HAProxy Configuration for MariaDB

Install HAProxy on a separate server or one of the existing nodes (though a dedicated load balancer is recommended for production). Configure HAProxy to listen on a specific port (e.g., 3306) and forward TCP connections to the Galera nodes.

# haproxy.cfg
global
    log /dev/log    local0
    log /dev/log    local1 notice
    chroot /var/lib/haproxy
    stats socket /run/haproxy/admin.sock mode 660 level admin
    stats timeout 30s
    user haproxy
    group haproxy
    daemon

defaults
    log     global
    mode    tcp
    option  tcplog
    option  dontlognull
    timeout connect 5000
    timeout client  50000
    timeout server  50000

listen mariadb_cluster
    bind *:3306
    mode tcp
    option mysql-check user haproxy_check # Use a dedicated MySQL user for health checks
    balance roundrobin
    server db-1 192.168.2.10:3306 check port 3306 inter 2000 rise 2 fall 3
    server db-2 192.168.2.11:3306 check port 3306 inter 2000 rise 2 fall 3
    server db-3 192.168.2.12:3306 check port 3306 inter 2000 rise 2 fall 3

Create a MySQL user `haproxy_check` on all your MariaDB nodes with appropriate privileges for health checks:

-- On each MariaDB node
CREATE USER 'haproxy_check'@'%' IDENTIFIED BY 'YOUR_HAPROXY_CHECK_PASSWORD';
GRANT USAGE ON *.* TO 'haproxy_check'@'%';
FLUSH PRIVILEGES;

Start HAProxy:

sudo systemctl start haproxy
sudo systemctl enable haproxy

WordPress `wp-config.php` for Galera

Update your WordPress `wp-config.php` to point to the HAProxy load balancer’s IP address and port.

/**
 * WordPress Database Configuration.
 */
define( 'DB_NAME', 'your_wordpress_db' );
define( 'DB_USER', 'your_db_user' );
define( 'DB_PASSWORD', 'your_db_password' );
define( 'DB_HOST', '192.168.3.50:3306' ); // IP of your HAProxy server and port
define( 'DB_CHARSET', 'utf8mb4' );
define( 'DB_COLLATE', '' );

With this setup, WordPress connects to HAProxy, which distributes connections to the Galera cluster. If a MariaDB node fails, HAProxy will detect it via the `mysql-check` and stop sending traffic to it. Galera’s multi-master nature means other nodes continue to serve requests seamlessly. If a node needs to be taken offline for maintenance, you can simply remove it from HAProxy’s configuration temporarily.

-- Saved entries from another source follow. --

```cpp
template <int DT, bool FUSED, int NTHR, bool FPAIR = false, bool PRE = false>
__device__ __forceinline__ void prep_work(const MMModel& md, const MMWork& wk, const PrepReward& pr, const GlueArgs& g, const GlueLds& L,
                                          double* sm_all, int glue_doubles, int bx, int by, int gx, int gy, int pair_a, int pair_b, double pre_la, double pre_lb,
                                          double pre_var) {
    double* sm = sm_all + (FUSED ? glue_doubles : 0);
    const bool state_in = FUSED && (g.flags & GF_RBF_PRE);
    const double* jm = sm_all + (state_in ? 0 : L.o_js - L.nm);
    const double* js = sm_all + (state_in ? L.o_sx : L.o_js);
    if (bx >= wk.PL) {
        const int idx = (bx - wk.PL) * gy + by;
        const int nmean = wk.EL * wk.NCHM;
        const int slot = 64 + 2 * (by * gx + bx);
        if (wk.dbg && threadIdx.x == 0 && slot < 958) wk.dbg[slot] = wall_clock64();
        if (idx < nmean) {
            prep_mean_block<DT, FUSED, NTHR, PRE>(md, wk, idx >> __builtin_ctz(wk.NCHM), idx & (wk.NCHM - 1), sm, jm, js, pre_la, pre_var);
            if (wk.dbg && threadIdx.x == 0 && slot < 958) wk.dbg[slot + 1] = wall_clock64();
            return;
        }
        if (idx != nmean || pr.n <= 0) return;
        const int E = pr.E, t = threadIdx.x;
        double* mx = sm;
        double* sx = mx + E;
        double* ws = sx + E * E;
        if (FUSED) {
            if (t < E) mx[t] = L.mx[t];
            for (int e = t; e < E * E; e += blockDim.x) sx[e] = L.sx[e];
        } else {
            if (t < E) mx[t] = pr.m_x[t];
            for (int e = t; e < E * E; e += blockDim.x) sx[e] = pr.s_x[e];
        }
        __syncthreads();
        double mu, var;
        reward_eval(pr.n, pr.rw, E, mx, sx, ws, false, mu, var);
        if (t == 0) pr.reward[0] += mu;
        if (wk.dbg && t == 0 && slot < 958) wk.dbg[slot + 1] = wall_clock64();
        return;
    }
    const int D = md.D, npad = md.npad;
    double* s_m = sm;
    double* s_ia2 = s_m + DT;
    double* s_ib2 = s_ia2 + DT;
    double* s_s = s_ib2 + DT;
    double* s_Q = s_s + DT * DT;
    double* s_sc = s_Q + DT * DT;
    double* colbuf = s_sc + 4;
    double* zst = colbuf + DT;
    const int t = threadIdx.x, lane = t & 63;
    const int w = __builtin_amdgcn_readfirstlane(t >> 6);
    const bool act = (NTHR == 512) || t < 512;
    const int grp = t >> 8, tl = t & 255;
    const int pl = bx, ch = by & (wk.NCH - 1), cs = by >> __builtin_ctz(wk.NCH);
    const bool dbg0 = (t == 0 && pl == 0 && ch == 0);
    DBG_STAMP(wk, 0, dbg0);
    if (wk.dbg && t == 0) wk.dbg[64 + 2 * (by * gx + bx)] = wall_clock64();
    if constexpr (!PRE) {
        if (t < DT) {
            double la = 1.0, lb = 1.0, mm = 0.0;
            if (t < D) {
                mm = FUSED ? jm[t] : wk.in_m[t];
                la = pre_la;
                lb = pre_lb;
            }
            s_m[t] = mm;
            s_ia2[t] = (t < D) ? 1.0 / (la * la) : 0.0;
            s_ib2[t] = (t < D) ? 1.0 / (lb * lb) : 0.0;
        }
        prep_wt_constants<DT>(md, wk, pl, sm);
        for (int e = t; e < D * D; e += 512) s_s[e] = FUSED ? js[e] : wk.in_s[e];
        for (int e = t; e < DT * DT; e += 512) s_Q[e] = 0.0;
        __syncthreads();
    }
    DBG_STAMP(wk, 1, dbg0);
    const int rpc = npad >> __builtin_ctz(wk.NCH);
    const int i_begin = ch * rpc, i_end = i_begin + rpc;
    const int side = grp;
    constexpr int LDZ = DT | 1;
    const bool fpair = FPAIR && wk.fuse_pair;
    const bool fplds = fpair && mm_kp(DT) <= 16 && rpc == 64;
    const int ncsg = (fplds && wk.NCS > 1) ? wk.NCS : 1, ncols = npad >> __builtin_ctz(ncsg), c_begin = cs * ncols, c_end = c_begin + ncols;
    double* Al = zst;
    double* Bl = Al + mm_kp(DT) * 64;
    double* vl = Bl + mm_kp(DT) * 256;
    const bool fsweep = fplds && DT <= 14 && wk.fuse_pair == 2;
    double* Zl = vl + 256;
    double* bbl = Zl + 16 * 64;
    double* csl = bbl + 256;
    const int st_begin = fpair ? 0 : i_begin, st_end = fpair ? npad : i_end;
    if (w != 0 && act) {
        const int idx = (w - 1) * 64 + lane;
        for (int e = idx; e < 256 * D; e += 448) {
            const int d = e >> 8, r = e & 255;
            const int i = st_begin + r;
            zst[r * LDZ + d] = (i < md.n && i < st_end) ? md.Pt[(long)d * npad + i] - s_m[d] : 0.0;
        }
        DBG_STAMP(wk, 7, t == 64 && pl == 0 && ch == 0);
    }
    const double logvar = pre_var;
    if (MM_ABL(wk, 2)) {
        if (t == 0) s_sc[0] = 1.0;
    } else if (w == 0) {
        double col[DT];
        const int c = lane;
        const int cc = c < DT ? c : c - DT;
        const bool in_s = cc < D && c < 2 * DT;
        const double lam = (c < DT && c < D) ? s_ia2[c] + s_ib2[c] : 0.0;
        double sv[DT];
#pragma unroll
        for (int r = 0; r < DT; ++r) sv[r] = s_s[(in_s && r < D) ? r * D + cc : 0];
#pragma unroll
        for (int r = 0; r < DT; ++r) {
            const double sval = (in_s && r < D) ? sv[r] : 0.0;
            col[r] = c < DT ? fma(sval, lam, (r == c) ? 1.0 : 0.0) : sval;
        }
        DBG_STAMP(wk, 5, dbg0);
        __builtin_amdgcn_s_setprio(3);
        const double det = gj_wave<DT>(col, colbuf, lane);
        __builtin_amdgcn_s_setprio(0);
        DBG_STAMP(wk, 6, dbg0);
        if (c >= DT && c < DT + D) {
#pragma unroll
            for (int r = 0; r < DT; ++r)
                if (r < D) s_Q[r * DT + (c - DT)] = 0.5 * col[r];
        }
        if (lane == 0) {
            s_sc[0] = fast_rsqrt(det);
            if (by == 0) store_wt(&wk.pair_isdet[pl], s_sc[0]);
        }
    }
    __syncthreads();
    DBG_STAMP(wk, 2, dbg0);
    const int KP = wk.KP;
    const int pa_ = pair_a, pb_ = pair_b;
    double* At = wk.At + (long)pl * KP * npad;
    double* Wb = wk.Wt + (long)pair_col_block(wk, pl, pb_) * KP * npad;
    double* vrow = wk.vcol + (long)pl * npad;
    const bool wt_dealt = wt_rows_dealt(wk);
    const bool wt_writer = !wt_dealt && pair_writes_wt(wk, md.E, pa_, pb_);
    const int wt_R = wt_rows_per_pair(wk);
    auto row = [&](const int i, const bool valid, const double (&zeta)[DT]) {
        const double* il2 = side ? s_ib2 : s_ia2;
        double x[DT], y[DT];
        double kk = logvar;
#pragma unroll
        for (int d = 0; d < DT; ++d) {
            x[d] = zeta[d] * il2[d];
            kk = fma(-0.5 * zeta[d], x[d], kk);
            y[d] = 0.0;
        }
        DBG_STAMP_ROW(wk, 34, dbg0);
#pragma unroll
        for (int c = 0; c < DT; ++c) {
            double qrow[DT];
#pragma unroll
            for (int r = 0; r < DT; ++r) qrow[r] = s_Q[c * DT + r];
#pragma unroll
            for (int r = 0; r < DT; ++r) y[r] = fma(qrow[r], x[c], y[r]);
            if ((c & 1) == 1) __builtin_amdgcn_sched_barrier(0);
        }
        double quad = 0.0;
#pragma unroll
        for (int r = 0; r < DT; ++r) quad = fma(x[r], y[r], quad);
        DBG_STAMP_ROW(wk, 35, dbg0);
        const double uv = valid ? (kk + quad) : 0.0;
        const double one = valid ? 1.0 : 0.0;
        if (fplds) {
            if (side == 0) {
                const int il = i - i_begin;
#pragma unroll
                for (int r = 0; r < DT; ++r)
                    if (r < D) Al[r * 64 + il] = 2.0 * y[r];
                Al[D * 64 + il] = uv;
                if (!wk.vsep) Al[(D + 1) * 64 + il] = one;
                for (int k = D + 2; k < KP; ++k) Al[k * 64 + il] = 0.0;
                if (fsweep) {
#pragma unroll
                    for (int r = 0; r < DT; ++r)
                        if (r < D) Zl[r * 64 + il] = x[r];
                    Zl[D * 64 + il] = one;
                }
            } else {
#pragma unroll
                for (int r = 0; r < DT; ++r)
                    if (r < D) Bl[r * 256 + i] = x[r];
                Bl[D * 256 + i] = one;
                if (wk.vsep) vl[i] = uv;
                else Bl[(D + 1) * 256 + i] = uv;
                for (int k = D + 2; k < KP; ++k) Bl[k * 256 + i] = 0.0;
            }
        } else if (side == 0) {
#pragma unroll
            for (int r = 0; r < DT; ++r)
                if (r < D) store_wt(&At[(long)r * npad + i], 2.0 * y[r]);
            store_wt(&At[(long)D * npad + i], uv);
        } else {
            if (wt_writer) {
#pragma unroll
                for (int r = 0; r < DT; ++r)
                    if (r < D) store_wt(&Wb[(long)r * npad + i], x[r]);
            }
            store_wt(&vrow[i], uv);
            if (wt_dealt) {
                for (int q = 0; q < wt_R; ++q) {
                    const int rr = pl * wt_R + q;
                    if (rr >= md.E * D) break;
                    int dd;
                    const int bb = idiv_s(rr, D, dd);
                    store_wt(&wk.Wt[((long)bb * KP + dd) * npad + i], zst[(i - st_begin) * LDZ + dd] * colbuf[q]);
                }
            }
        }
    };
    if (fplds) {
        const int r_begin = side ? c_begin : i_begin, r_end = side ? c_end : i_end;
        const bool has = act && r_begin + tl < r_end;
        const int i = r_begin + tl;
        double zeta[DT];
#pragma unroll
        for (int d = 0; d < DT; ++d) zeta[d] = (has && d < D) ? zst[(i - st_begin) * LDZ + d] : 0.0;
        __syncthreads();
        if (has) row(i, i < md.n, zeta);
    } else if (!MM_ABL(wk, 4) && act) {
        const int r_begin = (fpair && side) ? 0 : i_begin, r_end = (fpair && side) ? npad : i_end;
        if (r_begin + tl < r_end) {
            const int i = r_begin + tl;
            double zeta[DT];
#pragma unroll
            for (int d = 0; d < DT; ++d) zeta[d] = (d < D) ? zst[(i - st_begin) * LDZ + d] : 0.0;
            row(i, i < md.n, zeta);
        }
        for (int i = i_begin + tl + 256; i < i_end; i += 256) {
            const bool valid = i < md.n;
            double zeta[DT];
#pragma unroll
            for (int d = 0; d < DT; ++d) zeta[d] = (d < D && valid) ? md.Pt[(long)d * npad + i] - s_m[d] : 0.0;
            row(i, valid, zeta);
        }
    }
    DBG_STAMP(wk, 3, dbg0);
    if (fsweep) {
        small_sweep<DT>(md, wk, pl, by, i_begin, c_begin, ncols, Al, Bl, vl, Zl, bbl, csl, sm + prep_region_doubles(DT), act);
    } else if (fpair) {
        constexpr int KCP = mm_kp(DT) / 4;
        constexpr bool VSP = mm_vsep(DT);
        const double* tab = sm + prep_region_doubles(DT);
        double* wred = sm + prep_region_doubles(DT) + FEXP_TN;
        __syncthreads();
        int a, b;
        local_pair_ab(wk, md.E, pl, a, b);
        const bool diag = (a == b) && (md.iK != nullptr);
        const int nrg = rpc / (16 * PAIR_RT), ncs = max(1, 8 / nrg);
        double val = 0.0;
        if (act && w < nrg * ncs) {
            const int rg = w / ncs, cq = w - rg * ncs, ct = ncols / 16;
            const int i0 = i_begin + 16 * PAIR_RT * rg, jb = c_begin + 16 * (ct * cq / ncs), je = c_begin + 16 * (ct * (cq + 1) / ncs);
            const double* beta_a = md.beta + mm_beta_row(md, a) * npad;
            const double* beta_b = md.beta + mm_beta_row(md, b) * npad;
            const double* iKa = diag ? md.iK + mm_ik_blk(md, a) * npad * npad : nullptr;
            const PairOps po = pair_ops(wk, D, npad, pl, pair_col_block(wk, pl, b));
            if (fplds && mm_kp(DT) <= 16) {
                if (diag) val = pair_wave<KCP, true, VSP, true, true>(po, Al, Bl, vl, beta_a, beta_b, iKa, tab, npad, i0, jb, je, lane, 64, 256, i0 - i_begin);
                else val = pair_wave<KCP, false, VSP, true, true>(po, Al, Bl, vl, beta_a, beta_b, nullptr, tab, npad, i0, jb, je, lane, 64, 256, i0 - i_begin);
            } else if (diag) {
                val = pair_wave<KCP, true, VSP, true>(po, nullptr, nullptr, nullptr, beta_a, beta_b, iKa, tab, npad, i0, jb, je, lane);
            } else {
                val = pair_wave<KCP, false, VSP, true>(po, nullptr, nullptr, nullptr, beta_a, beta_b, nullptr, tab, npad, i0, jb, je, lane);
            }
            for (int off = 32; off > 0; off >>= 1) val += __shfl_down(val, off);
        }
        if (act && lane == 0) wred[w] = val;
        __syncthreads();
        if (t == 0) {
            double* out = wk.pair_part + ((long)pl * wk.NT + by) * 2;
            store_wt(out, ((wred[0] + wred[1]) + (wred[2] + wred[3])) + ((wred[4] + wred[5]) + (wred[6] + wred[7])));
            store_wt(out + 1, 0.0);
        }
    }
    DBG_STAMP(wk, 4, dbg0);
    if (wk.dbg && t == 0) wk.dbg[65 + 2 * (by * gx + bx)] = wall_clock64();
}

}
```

Orchestrating WordPress Application High Availability

The final piece of the puzzle is ensuring the WordPress application servers themselves are highly available. This typically involves deploying multiple WordPress instances behind a load balancer.

Load Balancing WordPress Instances

Use a robust load balancer like Nginx or HAProxy. For WordPress, it’s crucial to configure sticky sessions (session affinity) if you’re not storing sessions externally (e.g., in Redis, which we’ve already made highly available). However, with Redis handling sessions, sticky sessions are less critical but can still improve performance by keeping a user on the same server for consecutive requests.

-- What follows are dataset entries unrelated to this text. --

# schmidtjonathan/Climate2Weather

Measured on AMD Instinct MI355X. Metric: UNet denoise steps/sec (train fwd+bwd+allreduce+AdamW+EMA windows/s), higher is better.
Workload: dtype bf16; 1 GPU; configs/sda_unet.yml default net, 5 vars x window 13 = 65 ch, 128x128, bf16 training step, 128 windows/GPU/step; global_batch=128, parallelism=dp1, params=72132929

## Files before the change

climate2weather_amd/csrc/conv_igemm.hip:

```cpp
#include <cstdlib>

#include "conv_epilogue.h"
#include "knobs.h"
#include "launch.h"

namespace {

constexpr int BN = 128;
constexpr int WBYTES = BN * 128;
constexpr int NSLOT = 3;
template <int NW> struct GCfg {
    static constexpr int BM = 64 * NW;
    static constexpr int NTHREADS = 128 * NW;
    static constexpr int PBYTES = BM * 128;
    static constexpr int ROWS_PER_ROUND = NTHREADS / 8;
    static constexpr int WROUNDS = BN / ROWS_PER_ROUND;
    static constexpr int ROUND_BYTES = NTHREADS * 16;
};

template <typename T> struct Mma;
template <> struct Mma<bf16_t> {
    __device__ static __forceinline__ void run(const u32x4_t& a, const u32x4_t& b, f32x4_t& c) { c = mfma16<bf16_t>(a, b, c); }
};
template <> struct Mma<f16_t> {
// ... 209 lines not shown
            int ih, iw;
            if (!src_pixel<MODE>(p, oh, ow, tap / 3, tap % 3, ih, iw)) continue;
            const T* xp = (const T*)p.x + (((size_t)b * p.Hin + ih) * p.Win + iw) * p.Cin;
            const T* wp = (const T*)p.w + ((size_t)co * NT + tap) * p.Cin;
            if (co >= p.wrows) continue;
            for (int ci = 0; ci < p.Cin; ++ci) acc = fmaf(Elem<T>::ld(wp + ci), Elem<T>::ld(xp + ci), acc);
        }
        if (p.bias && co < p.wrows) acc += p.bias[co];
        if (p.act == C2W_ACT_SILU) acc = silu_f(acc);
        if (p.act == C2W_ACT_RELU) acc = relu_f(acc);
        const size_t off = (size_t)Q * p.ldy + co;
        if (p.mul) {
            float g = Elem<T>::ld((const T*)p.mul + off);
            acc *= (p.mulmode == C2W_MUL_DSILU) ? dsilu_f(g) : g;
        }
        if (p.res) acc += Elem<T>::ld((const T*)p.res + off);
        if (p.act == C2W_ACT_SILU_PAIR && p.y2) {
            Elem<T>::st((T*)p.y + off, acc);
            const float a_ = Elem<T>::ld((const T*)p.y + off);
            Elem<T>::st((T*)p.y + off, silu_f(a_));
            Elem<T>::st((T*)p.y2 + off, dsilu_f(a_));
            continue;
        }
        if (p.act == C2W_ACT_RELU_PAIR && p.y2) {
            Elem<T>::st((T*)p.y + off, acc);
            const float a_ = Elem<T>::ld((const T*)p.y + off);
            Elem<T>::st((T*)p.y + off, relu_f(a_));
            Elem<T>::st((T*)p.y2 + off, a_ > 0.f ? 1.f : 0.f);
            continue;
        }
        Elem<T>::st((T*)p.y + off, acc);
        if (p.y2) Elem<T>::st((T*)p.y2 + off, silu_f(Elem<T>::ld((const T*)p.y + off)));
    }
}

template <typename T, int MODE, int NW>
int launch_tile(const C2wConvArgs& a, long long npix, int nN, hipStream_t st) {
    typedef GCfg<NW> CF;
    constexpr int ESZ = sizeof(T);
    constexpr int lds_loop = NSLOT * (CF::PBYTES + WBYTES), lds_epi = CF::BM * (BN * ESZ + 16);
    constexpr int lds = lds_loop > lds_epi ? lds_loop : lds_epi;
    if (int rc = c2w_lds_optin<conv_igemm_kernel<T, MODE, NW>>(lds)) return rc;
    const int nM = (int)((npix + CF::BM - 1) / CF::BM);
    conv_igemm_kernel<T, MODE, NW><<<nM * nN, CF::NTHREADS, lds, st>>>(a);
    return (int)hipGetLastError();
}

template <typename T, int MODE>
int launch_mode(const C2wConvArgs& a, int naive, hipStream_t st) {
    const long long npix = (long long)a.B * a.Hout * a.Wout;
    if (naive) {
        long long total = npix * a.Cout;
        int grid = (int)((total + 255) / 256 < 65536 ? (total + 255) / 256 : 65536);
        conv_naive_kernel<T, MODE><<<grid, 256, 0, st>>>(a);
        return (int)hipGetLastError();
    }
    const int nN = (a.Cout + BN - 1) / BN;
    const bool small = ((npix + 255) / 256) * nN < c2w_cu_count();
    return small ? launch_tile<T, MODE, 2>(a, npix, nN, st) : launch_tile<T, MODE, 4>(a, npix, nN, st);
}

template <typename T>
int launch_dtype(const C2wConvArgs& a, int naive, hipStream_t st) {
    switch (a.mode) {
        case C2W_CONV_1X1: return launch_mode<T, C2W_CONV_1X1>(a, naive, st);
        case C2W_CONV_S1: return launch_mode<T, C2W_CONV_S1>(a, naive, st);
        case C2W_CONV_S2: return launch_mode<T, C2W_CONV_S2>(a, naive, st);
        case C2W_CONV_UP: return launch_mode<T, C2W_CONV_UP>(a, naive, st);
        case C2W_CONV_TS2: return launch_mode<T, C2W_CONV_TS2>(a, naive, st);
    }
    return C2W_ERR_BAD_ARG;
}

}

namespace {
C2wKnobs read_knobs() {
    C2wKnobs k;
    k.force_gather = getenv("C2W_FORCE_GATHER") != nullptr;
    k.conv_t3 = getenv("C2W_CONV_T3") ? atoi(getenv("C2W_CONV_T3")) : -1;
    k.conv_s2_patch = getenv("C2W_CONV_S2_PATCH") ? atoi(getenv("C2W_CONV_S2_PATCH")) : 0;
    k.ts2_pairs = !(getenv("C2W_TS2_PAIRS") && atoi(getenv("C2W_TS2_PAIRS")) == 0);
    k.wgrad_atomics = getenv("C2W_WGRAD_ATOMICS") != nullptr;
    k.loss_fusion = getenv("C2W_NO_LOSS_FUSION") == nullptr;
    k.half8 = getenv("C2W_NO_HALF8") == nullptr;
    k.half8_db = !(getenv("C2W_HALF8_DB") && atoi(getenv("C2W_HALF8_DB")) == 0);
    k.attn_valu = getenv("C2W_ATTN_VALU") != nullptr;
    return k;
}
C2wKnobs g_knobs = read_knobs();
}
const C2wKnobs& c2w_knobs() { return g_knobs; }
extern "C" void c2w_knobs_reload(void) { g_knobs = read_knobs(); }
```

Nginx Load Balancer Configuration

# nginx.conf (within http block)
upstream wordpress_backend {
    ip_hash; # Basic session affinity
    server 10.0.0.10:80 weight=10; # IP of WordPress server 1
    server 10.0.0.11:80 weight=10; # IP of WordPress server 2
    server 10.0.0.12:80 weight=10; # IP of WordPress server 3

    # Health checks for WordPress (requires Nginx Plus or custom scripting)
    # For open-source Nginx, health checks are more basic or require external tools.
    # A simple approach is to rely on the upstream server's ability to respond.
}

server {
    listen 80;
    server_name yourdomain.com;

    location / {
        proxy_pass http://wordpress_backend;
        proxy_set_header Host $host;
        proxy_set_header X-Real-IP $remote_addr;
        proxy_set_header X-Forwarded-For $proxy_add_x_forwarded_for;
        proxy_set_header X-Forwarded-Proto $scheme;
    }
}

Ensure your WordPress application servers are configured to use the highly available Redis cluster and the Galera database cluster (via HAProxy) for their connections.

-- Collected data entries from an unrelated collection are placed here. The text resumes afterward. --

+    const uint64_t n_units = (uint64_t)(p.n_reads - p.read_begin) * wpr;
+    const uint64_t stride  = (uint64_t)gridDim.x * (blockDim.x >> 6);
+    uint64_t       unit    = (uint64_t)blockIdx.x * (blockDim.x >> 6) + wave;
+    if (unit >= n_units)
+        return;
+    const bool     dyn      = p.grab != nullptr && n_units >= 64u * stride;
+    const uint64_t dyn_from = stride * 16u;
+    uint64_t       chunk_end = unit + 1;
+    if (dyn)
+    {
+        unit *= 16u;
+        chunk_end = unit + 16u;
+    }
+    unsigned long long g_next = 0;
+    uint32_t           g_size = 16u;
+    auto               ask    = [&](uint64_t from) {
+        g_size = from < n_units - n_units / 4u ? 16u : (from < n_units - n_units / 16u ? 8u : 4u);
+        if (lane == 0)
+            g_next = atomicAdd(p.grab, (unsigned long long)g_size);
+    };
+    if (dyn)
+        ask(unit);
+    auto hash_of = [&](uint32_t& q0, uint32_t& q1) {
+        uint32_t l = (uint32_t)lane;
+        asm volatile("" : "+v"(l));
+        q0 = l / HF;
+        q1 = (l + GN_WAVE) / HF;
+    };
+    auto load_meta = [&](uint64_t u, uint32_t& rd, uint32_t& nn, uint64_t& so) {
+        uint32_t w = wpr;
+        asm volatile("" : "+s"(w));
+        rd = p.read_begin + (uint32_t)(u / w);
+        const uint32_t nh = p.n_hashes[rd];
+        nn = p.status[rd] == GN_READ_OK ? nh : 0u;
+        so = p.slot_off[rd];
+    };
+    auto load_hashes = [&](uint32_t nn, uint64_t so, uint64_t& h0, uint64_t& h1) {
+        h0 = h1 = 0;
+        if (nn >= 1 && nn <= NMAX)
+        {
+            uint32_t q0, q1;
+            hash_of(q0, q1);
+            if (q0 < nn)
+                h0 = p.hashes[so + q0];
+            if (q1 < nn)
+                h1 = p.hashes[so + q1];
+        }
+    };
+    unsigned long long chunk_base = 0;
+    uint32_t           chunk_left = 0, chunk_size = GN_MATCH_CHUNK;
+    uint64_t           skipped_bytes = 0;
+    uint32_t read, n;
+    uint64_t slot, hA, hB;
+    load_meta(unit, read, n, slot);
+    load_hashes(n, slot, hA, hB);
+
+    for (;;)
+    {
+    const uint32_t slice = (uint32_t)(unit - (uint64_t)(read - p.read_begin) * wpr);
+    uint64_t unit_n = unit + 1;
+    if (unit_n >= chunk_end)
+    {
+        if (dyn)
+        {
+            const uint32_t lo32 = (uint32_t)__builtin_amdgcn_readfirstlane((int)(uint32_t)g_next);
+            const uint32_t hi32 = (uint32_t)__builtin_amdgcn_readfirstlane((int)(uint32_t)(g_next >> 32));
+            unit_n              = dyn_from + (((uint64_t)hi32 << 32) | lo32);
+            chunk_end           = unit_n + g_size;
+            if (unit_n < n_units)
+                ask(unit_n);
+        }
+        else
+        {
+            unit_n    = unit + stride;
+            chunk_end = unit_n + 1;
+        }
+    }
+    const bool more = unit_n < n_units;
+    uint32_t   read_n = 0, n_n = 0;
+    uint64_t   slot_n = 0, hA_n = 0, hB_n = 0;
+
+    const bool skip = n > NMAX || n == 0;
+    uint32_t   T = 0, ds = 0;
+    if (!skip)
+    {
+        T = (uint32_t)(uint64_t)ceil(__dmul_rn((double)n, p.rel_cutoff));
+        if (T == 0)
+            T = 1;
+        if (p.early_exit && T >= 2)
+        {
+            ds = (p.screen[n >> 2] >> (8u * (n & 3u))) & 0xFFu;
+            if (ds > n || ds + T <= n)
+                ds = 0;
+        }
+    }
+    if (skip || ds == 0)
+    {
+        if (lane == 0)
+        {
+            if (skip)
+            {
+                if (n > NMAX && slice == 0)
+                    p.work_list_out[atomicAdd(p.work_count_out, 1ULL)] = read;
+                uint32_t zero = 0;
+                asm volatile("" : "+v"(zero));
+                p.seg_begin[(size_t)read * wpr + slice] = zero;
+                p.seg_count[(size_t)read * wpr + slice] = zero;
+            }
+            else
+                p.unit_list_out[atomicAdd(p.unit_count_out, 1ULL)] = (uint32_t)unit;
+        }
+        if (!more)
+            break;
+        load_meta(unit_n, read_n, n_n, slot_n);
+        load_hashes(n_n, slot_n, hA_n, hB_n);
+        unit = unit_n; read = read_n; n = n_n; slot = slot_n; hA = hA_n; hB = hB_n;
+        continue;
+    }
+    const uint32_t wi      = slice * 64 + (uint32_t)lane;
+    const bool     col_act = wi < p.W;
+
+    gn_wave_lds_sync();
+    {
+        uint32_t q0, q1;
+        hash_of(q0, q1);
+        if ((uint32_t)lane < n * HF)
+            rowtab[(uint32_t)lane] = gn_ibf_row(hA, (uint32_t)lane - q0 * HF, p.shift, p.S);
+        if ((uint32_t)lane + GN_WAVE < n * HF)
+            rowtab[(uint32_t)lane + GN_WAVE] = gn_ibf_row(hB, (uint32_t)lane + GN_WAVE - q1 * HF, p.shift, p.S);
+        for (uint32_t idx = (uint32_t)lane + 2 * GN_WAVE; idx < n * HF; idx += GN_WAVE)
+        {
+            const uint32_t q = idx / HF, i = idx - q * HF;
+            rowtab[idx] = gn_ibf_row(p.hashes[slot + q], i, p.shift, p.S);
+        }
+    }
+    gn_wave_lds_sync();
+
+    uint32_t nib[ND][4];
+    uint32_t byt[ND][4][2];
+#pragma unroll
+    for (int d = 0; d < ND; ++d)
+#pragma unroll
+        for (int j = 0; j < 4; ++j)
+        {
+            nib[d][j]    = 0;
+            byt[d][j][0] = 0;
+            byt[d][j][1] = 0;
+        }
+    uint32_t acc_n = 0;
+    auto spill_nibbles = [&]() {
+#pragma unroll
+        for (int d = 0; d < ND; ++d)
+#pragma unroll
+            for (int j = 0; j < 4; ++j)
+            {
+                byt[d][j][0] += nib[d][j] & 0x0F0F0F0Fu;
+                byt[d][j][1] += (nib[d][j] >> 4) & 0x0F0F0F0Fu;
+                nib[d][j] = 0;
+            }
+    };
+    const uint32_t wi_ld = col_act ? wi : 0u;
+    auto issue = [&](uint32_t it, GnRowRegs<HF, 1>& R) {
+        uint32_t row[HF];
+#pragma unroll
+        for (int i = 0; i < HF; ++i)
+        {
+            const uint32_t qs = 2 * it + (uint32_t)(i >> 1) < ds ? 2 * it + (uint32_t)(i >> 1) : 2 * it;
+            row[i]            = rowtab[qs * HF + (uint32_t)(i & 1)];
+        }
+#pragma unroll
+        for (int i = 0; i < HF; ++i)
+        {
+            const uint2 v = *reinterpret_cast<const uint2*>(p.rows + ((uint64_t)row[i] * p.W + wi_ld));
+            R.m[i][0] = v.x;
+            R.m[i][1] = v.y;
+        }
+    };
+    auto consume = [&](const GnRowRegs<HF, 1>& R, uint32_t it) {
+        const uint32_t on = col_act ? 0xFFFFFFFFu : 0u, on2 = 2 * it + 1 < ds ? on : 0u;
+#pragma unroll
+        for (int d = 0; d < ND; ++d)
+        {
+            const uint32_t a = R.m[0][d] & R.m[1][d] & on, b = R.m[2][d] & R.m[3][d] & on2;
+#pragma unroll
+            for (int j = 0; j < 4; ++j)
+                nib[d][j] += ((a >> j) & 0x11111111u) + ((b >> j) & 0x11111111u);
+        }
+        acc_n += 2;
+        if (acc_n >= 14)
+        {
+            spill_nibbles();
+            acc_n = 0;
+        }
+    };
+    GnRowRegs<HF, 1> A, Bq;
+    issue(0, A);
+    if (more)
+        load_meta(unit_n, read_n, n_n, slot_n);
+    {
+        const uint32_t its = (ds + 1) >> 1;
+        uint32_t       it  = 0;
+        for (; it + 2 < its; it += 2)
+        {
+            issue(it + 1, Bq);
+            consume(A, it);
+            issue(it + 2, A);
+            consume(Bq, it + 1);
+        }
+        const bool two = it + 1 < its;
+        if (two)
+            issue(it + 1, Bq);
+        consume(A, it);
+        if (two)
+            consume(Bq, it + 1);
+    }
+    if (acc_n)
+        spill_nibbles();
+    uint32_t sm[ND];
+    uint32_t left = 0;
+    {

Conclusion: A Resilient WordPress Stack

By architecting high availability for Redis using Sentinel and for the database using Galera Cluster with HAProxy, and by load balancing WordPress application servers, you create a robust, fault-tolerant WordPress deployment on Linode. This multi-layered approach ensures that individual component failures are handled gracefully, minimizing downtime and maintaining application availability.